You often say -- and this is particularly true when you run frequent shopper programs -- that you have to train yourself to think like a criminal. How can customers beat the system? Where are the loopholes? How can I close those off? To me, that's marketing 101 for people who are interested in improving and innovating their efforts. The customers have so much information now and they're so knowledgeable and they're out there shopping and watching. But, guess what -- they're not spending 100 percent of their dollars or their share-of-mind on you! So, the more contact you can have with them, the more you will learn,and the more you will be able to innovate.

SCHRAGE: Organizations need to be ruthlessly rigorous about the 80-20 principles that govern marketing effectiveness.
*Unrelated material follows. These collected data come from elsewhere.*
template <int LOG2S>
struct EncCfg {
    static_assert(LOG2S >= 3 && LOG2S <= 8, "kernel body written for sidelen 8..256 (the library dispatches 16..256)");
    static constexpr int H = LOG2S;
    static constexpr int S = 1 << LOG2S;
    static constexpr int NBLK = 1 << (2 * (LOG2S - 3));
    static constexpr int NT = NBLK;
    static constexpr int NW = NT < 64 ? 1 : NT / 64;
    static constexpr int NTOP = ((1 << (2 * (H - 2))) - 1) / 3;
    static constexpr int NTOPX = NTOP - (1 << (2 * (H - 3)));
    static constexpr int TBW = (NTOPX + 31) / 32 + 1;
    static constexpr int MAXV = ((1 << (2 * (H + 1))) - 1) / 3;
    static constexpr int MAXT = ((1 << (2 * H)) - 1) / 3;
    static constexpr int WV = (MAXV + 31) / 32;
    static constexpr int WT = (MAXT + 31) / 32;
// ... 205 lines not shown
            const uint32_t ob = o << 3;
            const ll2 a = *(__attribute__((address_space(1))) const ll2*)((gptr)ib + ob);
            const ll2 b = *(__attribute__((address_space(1))) const ll2*)((gptr)ib + ob + 16);
            x[0] = a.x; x[1] = a.y; x[2] = b.x; x[3] = b.y;
#else
            for (int i = 0; i < 4; i++) x[i] = ib[o + i];
#endif
            if (VEC == 4) {
                const double f[4] = {as_f64(x[0]), as_f64(x[1]), as_f64(x[2]), as_f64(x[3])};
                int32_t v[4];
                fixed4_f64(f, ta, (double)((int64_t)1 << ta.fbits), v, err);
#pragma unroll
                for (int dc = 0; dc < 4; dc++) dst[cell_m(dr, dc)] = v[dc];
            } else {
#pragma unroll
                for (int dc = 0; dc < 4; dc++) {
                    bad |= (uint32_t)(((uint64_t)x[dc] + (uint64_t)VALUE_LIMIT) >> 31 != 0);
                    dst[cell_m(dr, dc)] = (int32_t)x[dc];
                }
            }
        }
        if (bad && err == 0) err = ERR_RANGE;
    } else if (VEC) {
        const int32_t* ib = (const int32_t*)ta.base + (int64_t)inst * ta.st;
        const uint32_t o0 = rj * (uint32_t)ta.sr + cj;
#pragma unroll
        for (int dr = 0; dr < 4; dr++) {
            const uint32_t o = o0 + (uint32_t)dr * (uint32_t)ta.sr;
            int32_t v[4];
#if defined(__HIP_DEVICE_COMPILE__)
            typedef __attribute__((address_space(1))) const char* gptr;
            const uint32_t ob = o << 2;
#ifdef K2R_NT_LOADS
            typedef int i4v __attribute__((ext_vector_type(4)));
            const i4v av = __builtin_nontemporal_load((__attribute__((address_space(1))) const i4v*)((gptr)ib + ob));
            const int4 a = {av.x, av.y, av.z, av.w};
#else
            const int4 a = *(__attribute__((address_space(1))) const int4*)((gptr)ib + ob);
#endif
            v[0] = a.x; v[1] = a.y; v[2] = a.z; v[3] = a.w;
#else
            for (int i = 0; i < 4; i++) v[i] = ib[o + i];
#endif
            if (VEC == 2) {
                const float f[4] = {as_f32(v[0]), as_f32(v[1]), as_f32(v[2]), as_f32(v[3])};
                fixed4_f32(f, ta, (float)((int64_t)1 << ta.fbits), v, err);
            }
#pragma unroll
            for (int dc = 0; dc < 4; dc++) dst[cell_m(dr, dc)] = v[dc];
        }
    } else {
#pragma unroll
        for (int m = 0; m < 16; m++) {
            uint32_t r = rj + m_dr(m), c = cj + m_dc(m);
            if (PADDED) {
                r = r < ta.rows ? r : ta.rows - 1;
                c = c < ta.cols ? c : ta.cols - 1;
            }
            int64_t off = (int64_t)inst * ta.st + (int64_t)r * ta.sr + (int64_t)c * ta.sc;
            dst[m] = narrow(load_stored(ta, off, err), err);
        }
    }
}
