static int lab_jump() {
  static const int v = getenv("PMVS_LAB_JUMP") ? std::max(1, atoi(getenv("PMVS_LAB_JUMP"))) : 1;
  return v;
}
__global__ void lab_init_kernel(int* __restrict__ lab, int* __restrict__ active, int na) {
  const int i = blockIdx.x * blockDim.x + threadIdx.x;
  if (i < na) {
    lab[i] = i;
    active[i] = 1;
  }
}
__global__ void lab_relax_kernel(const int* __restrict__ eoff, const int* __restrict__ edges, int na, int* lab,
                                 int* active, int all, int* changed, int jump) {
  const int i = blockIdx.x * blockDim.x + threadIdx.x;
  if (i >= na) return;
  if (!all && !jump && active[i] == 0) return;
  const int l0 = lab[i], l1 = lab[l0];
  const bool jumped = l1 < l0 && atomicMin(&lab[i], l1) > l1;
  if (jumped) atomicOr(changed, 1);
  if (!all && !jumped && active[i] == 0) return;
  if (atomicExch(&active[i], 0) == 0 && !all && !jumped) return;
  const int li = atomicAdd(&lab[i], 0);
  bool any = false;
  for (int e = eoff[i]; e < eoff[i + 1]; ++e) {
    const int j = edges[e];
    if (li < lab[j] && atomicMin(&lab[j], li) > li) {
      atomicOr(&active[j], 1);
      any = true;
    }
  }
  if (any) atomicOr(changed, 1);
}
__global__ void lab_count_kernel(const int* __restrict__ lab, int na, int* __restrict__ csize) {
  const int i = blockIdx.x * blockDim.x + threadIdx.x;
  const int l = (i < na) ? lab[i] : -1;
  const int l0 = __shfl(l, 0, 64);
  const unsigned long long same = __ballot(i < na && l == l0);
  if (i < na && l != l0) atomicAdd(&csize[l], 1);
  if ((threadIdx.x & 63) == 0 && same) atomicAdd(&csize[l0], (int)__popcll(same));
}
__global__ void lab_flags_kernel(const int* __restrict__ lab, const int* __restrict__ csize, const int* __restrict__ order,
                                 int na, int threshold, int* __restrict__ flags) {
  const int i = blockIdx.x * blockDim.x + threadIdx.x;
  if (i < na && csize[lab[i]] < threshold) flags[order[i]] = 1;
}

static hipError_t collect(Ctx& c) {
  FilterBuffers& B = c.B;
  FCHK(hipMemsetAsync(B.counters, 0, 8 * sizeof(int), c.st));
  hipLaunchKernelGGL(first_cell_kernel, dim3(std::min(nblk((long long)c.n * kLG), 2048u)), dim3(256), 0, c.st, c.s, c.P, c.n,
                     B.preg, B.tgoff, B.keys,
                     B.counters);
  FCHK(cub_run(B.temp, [&](void* t, size_t& tb) {
    return hipcub::DeviceRadixSort::SortKeys(t, tb, B.keys.p, B.keys2.p, c.n, 32, 32 + cell_bits(c.ncells), c.st);
  }));
  FCHK(read_int(B.counters, &c.nalive, c.st));
  FCHK(hipMemsetAsync(B.rank, 0xff, c.n * sizeof(int), c.st));
  if (c.nalive > 0)
    hipLaunchKernelGGL(rank_kernel, dim3(nblk(c.nalive)), dim3(256), 0, c.st, B.keys2, c.nalive, B.order, B.rank);
  hipLaunchKernelGGL(hot_kernel, dim3(nblk(c.n)), dim3(256), 0, c.st, c.s, c.P, c.n, B.hot);
  return hipGetLastError();
}
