# avabag01-ai/spectrogram-midi

Hardware: AMD Instinct MI355X
Metric: audio-seconds transcribed/sec (44.1 kHz, n_fft=2048) (higher is better)
Workload: dtype f64

## Files before the change

spectrogram-midi_amd/csrc/frame.hip:

```cpp
#include "kernels.h"
#include "fft8.h"
#include "frame_walk.h"
#include "pass_geometry.h"
#include "wave_ops.h"

#include <algorithm>
#include <cfloat>
#include <cmath>
#include <cstdlib>
#include <cstring>

namespace aegis {

constexpr int kFramesPerWg = 16;

constexpr size_t kFrameLdsFixed = (size_t)2048 * 16 + 2048 * 4 + 1040 * 4 + 128 * 4 + 16 * 4 + 256 * 4;
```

That is, they need to know which 20 percent of the customers generate 80 percent of the revenues; which 20 percent of the customers generate 80 percent of the profits; which 20 percent of the customers generate 80 percent of the complaints; which 20 percent of the customers generate 80 percent of the learning; which 20 percent of the customers generate 80 percent of the investments.

They also need to know which 20 percent of the marketing systems functionality generates 80 percent of the usage and what 20 percent of the marketing systems inside of the organization generate 80 percent of the problems. We need to generate much greater awareness to create better alignment between those things that facilitate and empower the greatest returns and those that apparently consistently absorb the greatest portion of our management time in terms of problems.
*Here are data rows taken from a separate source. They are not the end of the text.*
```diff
+                            getpos(F - 1, c, l2);
+                            bool first_done = false;
+                            if constexpr (K == 1) {
+                                if (gform) {
+                                    xt_r2_step_g<F, D, NGB - 1, true, GAPS>(cx, lds, s, lam, pk, XT_R2_TAB0 + (F - 1 >= stay_from ? 32 : 0), c, GAPS && ((gmk >> (F - 1)) & 1u));
+                                    first_done = true;
+                                }
+                            }
+                            if (!first_done) xt_r2_step<F, D, K, NP, NGB - 1, true, true, VAR, true>(cx, lds, s, XT_R2_TAB0 + (F - 1 >= stay_from ? 32 : 0), c, l2);
+                            t = F;
+                        } else {
+                            t = L - 1 > 1 ? L - 1 : 1;
+                        }
+                    }
+                }
+            }
+            const int tend = (L - 2 < p0 + XT_F2_CHUNK - 1) ? L - 2 : p0 + XT_F2_CHUNK - 1;
+            if (NP == 0) {
+                run_steps(t, tend < stay_from - 1 ? tend : stay_from - 1, XT_R2_TAB0);
+                run_steps(t, tend, XT_R2_TAB0 + 32);
+            } else {
+                run_steps_g(t, tend);
+            }
+            if constexpr (!(NP == 0 && K == 1)) {
+                if (tlast >= p0 && tlast < p0 + XT_F2_CHUNK) readout();
+            }
+        }
+        double lsum = 0.0;
+        int ronsh = 0;
+        bool ro_log = false;
+        if constexpr (NP == 0 && K == 1) {
+            if (gform) {
+                ro_log = true;
+                const int hpl = (tlast - 2 + NGB) % NGB;
+                const int pbl = (F == 7 || hpl < 2) ? hpl : hpl + 1;
+                const int iol = ((xt_opaque(cx.lane()) >> pbl) & 1) * 16;
+                double d2l[2], tfl[2], dn[4], rho[4], aq[4], wq[4];
+                XT_UNROLL
+                for (int q = 0; q < 2; ++q) {
+                    d2l[q] = xt_at<double>(lds, XT_R2_TAB0 + 4 * 32 + iol + q * 8);
+                    tfl[q] = xt_at<double>(lds, XT_R2_TAB0 + vfin * 32 + iol + q * 8);
+                }
+                XT_UNROLL
+                for (int i = 0; i < 4; ++i) dn[i] = d2l[i & 1] + s.u[i >> 1][0];
+                const double p01 = dn[0] * dn[1], p23 = dn[2] * dn[3];
+                const double R = xt_rcp3(p01 * p23);
+                const double r01 = R * p23, r23 = R * p01;
+                rho[0] = r01 * dn[1];
+                rho[1] = r01 * dn[0];
+                rho[2] = r23 * dn[3];
+                rho[3] = r23 * dn[2];
+                XT_UNROLL
+                for (int Q = 0; Q < 2; ++Q) {
+                    double rsq = 0.0;
+                    XT_UNROLL
+                    for (int d = 0; d < D; ++d) rsq = xt_fma(s.m[Q][d], s.m[Q][d], rsq);
+                    aq[Q * 2] = xt_fma(rsq, rho[Q * 2], lam[Q]);
+                    aq[Q * 2 + 1] = xt_fma(rsq, rho[Q * 2 + 1], lam[Q]);
+                    wq[Q * 2] = (s.z[Q] * tfl[0]) * xt_pow_half<D>(rho[Q * 2]);
+                    wq[Q * 2 + 1] = (s.z[Q] * tfl[1]) * xt_pow_half<D>(rho[Q * 2 + 1]);
+                }
+                const double amin = fmin(fmin(aq[0], aq[1]), fmin(aq[2], aq[3]));
+                const int cell = xt_r2_rc0(D, 0, TPW) + (xt_r2_tid8(cx) & ~(GMASK * 8));
+                xt_at<int>(lds, cell) = XT_R2_RC_NONE;
+                cx.wave_sync();
+                cx.atomic_max_i32(&xt_at<int>(lds, cell), (int)fmin(fmax(-amin, -1e9), 1e9));
+                cx.wave_sync();
+                const int nsh = xt_at<int>(lds, cell);
+                const double nsd = -(double)nsh;
+                double acc = 0.0;
+                XT_UNROLL
+                for (int i = 0; i < 4; ++i) {
+                    double p;
+                    int j, n;
+                    xt_exp_tab_half_x1(nsd - aq[i], p, j, n);
+                    const double E = xt_ldexp(xt_at<double>(lds, XT_F2_EXPB_OFF + j * 8) * p, n);
+                    acc = xt_fma(wq[i], E, acc);
+                }
+                lsum = acc;
+                ronsh = nsh;
+                fe = 0;
+            }
+        }
+        if (!ro_log) {
+            if constexpr (NP == 0 && K == 1) readout();
+            lsum = tot.m != 0.0 ? xt_ldexp(tot.m, tot.e - fe) : 0.0;
+        }
+        double sum = xt_r2_gsum<F>(cx, lsum);
         const bool poisoned = xt_at<int>(lds, XT_F2_NAN_OFF + (wib * 8 + ts) * 4) != 0;
         if (poisoned) sum = NAN;
         if (NP == 0) {
             const int lz = xt_opaque(cx.lane());
             const int64_t trk = batch * TPW + xt_r2_slot<F>(lz);
             if (trk < b.N && (lz & GMASK) == 0) {
-                double rcs = -0.5 * (double)xt_at<int>(lds, rcacc());
+                const double rcs0 = 0.5 * ((double)ronsh - (double)xt_at<int>(lds, rcacc()));
+                double rcs = rcs0;
                 if constexpr (GAPS) rcs = xt_fma((double)xt_at<int>(lds, xt_r2_gap0(D, TPW) + (wib * 8 + xt_r2_slot<F>(lz)) * 16 + 12), xt_at<double>(lds, XT_R2_GC_OFF), rcs);
                 if (b.ll_out) b.ll_out[trk] = log(sum) + (double)fe * XT_LN2 + b.ll_const + rcs;
                 xt_at<double>(lds, rcsum()) += rcs;
```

"People get wrapped up in the tools when they should be thinking about how to drive more value for their customers and shareholders." DAVID NORTON

So, those are the things -- really a much greater awareness of the ruling 80-20 principles in the organization. That's the kind of market segmentation that really matters.

NORTON: We're pretty proud of what we've done at Harrah's, but we're not stopping. We have a number of new marketing innovations that are going on, so a lot of it for us is still "marketing/technology oriented" initiatives.
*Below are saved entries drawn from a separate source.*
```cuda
int artp_create(const artp_params* params, artp_handle** out) {
  if (!params || !out) { g_create_error = "null argument"; return ARTP_E_INVALID; }
  *out = nullptr;
  int ndev = 0;
  cudaError_t e = cudaGetDeviceCount(&ndev);
  if (e != cudaSuccess || ndev == 0) {
    g_create_error = std::string("no CUDA device: ") + cudaGetErrorString(e);
    return ARTP_E_CUDA;
  }
  if (params->device < 0 || params->device >= ndev) { g_create_error = "bad device ordinal"; return ARTP_E_INVALID; }
  if (!(params->torso_length > 0 && params->torso_width > 0 && params->torso_height > 0 && params->reach_x > 0 &&
        params->reach_y > 0 && params->reach_z > 0)) {
    g_create_error = "box dimensions must be positive";
    return ARTP_E_INVALID;
  }
  Handle* h = new Handle();
  h->p = *params;
  h->device = params->device;
  auto fail = [&](const char* what, cudaError_t ce) {
    g_create_error = std::string(what) + ": " + cudaGetErrorString(ce);
    artp_destroy(reinterpret_cast<artp_handle*>(h));
    return ARTP_E_CUDA;
  };
  if ((e = cudaSetDevice(h->device)) != cudaSuccess) return fail("cudaSetDevice", e);
  cudaDeviceProp prop;
  if ((e = cudaGetDeviceProperties(&prop, h->device)) != cudaSuccess) return fail("cudaGetDeviceProperties", e);
  h->sm_count = prop.multiProcessorCount;
  cudaFuncAttributes fa;
  if ((e = cudaFuncGetAttributes(&fa, artp::box_tiles_warp_kernel)) != cudaSuccess)
    return fail("no usable kernel image (built for sm_90a)", e);
  int prio_least = 0, prio_greatest = 0;
  if ((e = cudaDeviceGetStreamPriorityRange(&prio_least, &prio_greatest)) != cudaSuccess) return fail("cudaDeviceGetStreamPriorityRange", e);
  if ((e = cudaStreamCreateWithFlags(&h->stream, cudaStreamNonBlocking)) != cudaSuccess) return fail("cudaStreamCreate", e);
  Pipeline& p = *(h->pipe = new Pipeline());
  for (cudaStream_t& st : p.streams) {
    e = &st == &p.tile_stream ? cudaStreamCreateWithPriority(&st, cudaStreamNonBlocking, prio_greatest)
                              : cudaStreamCreateWithFlags(&st, cudaStreamNonBlocking);
    if (e != cudaSuccess) return fail("cudaStreamCreate", e);
  }
  for (cudaEvent_t& ev : p.order_ev)
    if ((e = cudaEventCreateWithFlags(&ev, cudaEventDisableTiming)) != cudaSuccess) return fail("cudaEventCreate", e);
  for (cudaEvent_t& ev : h->chain_ev)
    if ((e = cudaEventCreateWithFlags(&ev, cudaEventDisableTiming)) != cudaSuccess) return fail("cudaEventCreate", e);
  if ((e = cudaMalloc(&p.d_slices, kMaxSlices * sizeof(BoxQueues))) != cudaSuccess) return fail("cudaMalloc", e);
  if ((e = cudaMalloc(&p.d_ctr, sizeof(Counters))) != cudaSuccess) return fail("cudaMalloc", e);
  if ((e = cudaHostAlloc((void**)&p.h_small_out, 64, cudaHostAllocMapped)) != cudaSuccess) return fail("cudaHostAlloc", e);
  const std::pair<const void*, int> smem_caps[] = {
      {(const void*)artp::pose_small_kernel, kMaxStoreSmem}, {(const void*)artp::pose_states_kernel, kMaxStoreSmem},
      {(const void*)artp::box_items_block_kernel, kMaxStoreSmem}, {(const void*)artp::box_tiles_warp_kernel, kMaxTileSmem},
      {(const void*)artp::reach_groups_kernel, kMaxGroupsSmem}};
  for (const auto& [k, bytes] : smem_caps)
    if ((e = cudaFuncSetAttribute(k, cudaFuncAttributeMaxDynamicSharedMemorySize, bytes)) != cudaSuccess)
      return fail("cudaFuncSetAttribute", e);
  if ((e = cudaHostAlloc((void**)&h->h_err, 64, cudaHostAllocMapped)) != cudaSuccess) return fail("cudaHostAlloc", e);
  *h->h_err = 0;
  if ((e = cudaHostGetDevicePointer((void**)&h->d_err, h->h_err, 0)) != cudaSuccess) return fail("cudaHostGetDevicePointer", e);
  h->cnn = artp_cnn::create(h->device, h->sm_count);
  artp::Checker& c = h->chk;
  std::memset(&c, 0, sizeof(c));
  c.side[0][0] = (float)params->torso_length; c.side[0][1] = (float)params->torso_width; c.side[0][2] = (float)params->torso_height;
  c.side[1][0] = (float)params->reach_x; c.side[1][1] = (float)params->reach_y; c.side[1][2] = (float)params->reach_z;
  c.torso_off[0] = (float)params->torso_off_x; c.torso_off[1] = (float)params->torso_off_y;
  c.torso_off[2] = (float)(params->torso_off_z - params->feet_off_z);
  c.feet_ox = (float)params->feet_off_x; c.feet_oy = (float)params->feet_off_y;
  c.unknown_untraversable = params->unknown_space_untraversable ? 1 : 0;
  *out = reinterpret_cast<artp_handle*>(h);
  return ARTP_OK;
}

void artp_destroy(artp_handle* hh) {
  if (!hh) return;
  Handle* h = reinterpret_cast<Handle*>(hh);
  cudaSetDevice(h->device);
  if (h->stream) { cudaStreamSynchronize(h->stream); cudaStreamDestroy(h->stream); }
  delete h->pipe;
  for (int k = 0; k < 2; ++k) for (int l = 0; l <= artp::kMaxLevel; ++l) { cudaFree(h->d_T[k][l]); cudaFree(h->d_C[k][l]); }
  cudaFree(h->d_H[0]); cudaFree(h->d_H[1]); cudaFree(h->d_stage); cudaFree(h->d_simplify);
  sampling_free(h);
  roadmap_free(h);
  planner_free(h);
  if (h->h_err) cudaFreeHost(h->h_err);
  for (cudaEvent_t ev : h->chain_ev) if (ev) cudaEventDestroy(ev);
  artp_cnn::destroy(h->cnn);
  delete h;
// ... 378 lines not shown
```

A lot of what we currently do occurs after the customer has left our property. So it's a question of how to leverage all those decision insights and knowledge of the customer while they're still at one of our casinos. Thinking about non-traditional marketing channels, like a slot machine, like a kiosk, for example. That's really the next wave for us. How can we conduct CRM within the operations while they are visiting us? That's part of what we're working on.

We have to challenge ourselves continually to push the envelope because customers are more demanding with regard to what they expect in terms of your knowledge of them. Having seamless interaction across channels is really critical. That's why the operational dimension is important to us. We customize a lot of our marketing communications with our customers, they appreciate that, and the results are positive.

HAPOIENU: It's mainly a process of education. Most people in most organizations -- whether you're talking about small companies or big companies -- understand what the vision of the company is and what it stands for. They don't understand what it wants to accomplish in the marketplace, what its importance is, why it's good for the company, the stake holders and the employees. They don't understand why it will be fun, rewarding or why it will build success with consumers.

In fact, you might say that the reason Wal-Mart has been so successful is because they have such fierce loyalty from the employees, who are fierce in their desire to execute the vision. When I was at Ogilvy, one of David's favorite sayings was, "First-class business in a first-class way." For the most part, for a long time, until the pressure to constantly improve the share price, he would only go after clients he really believed thought that way, and the entire organization understood what that was about.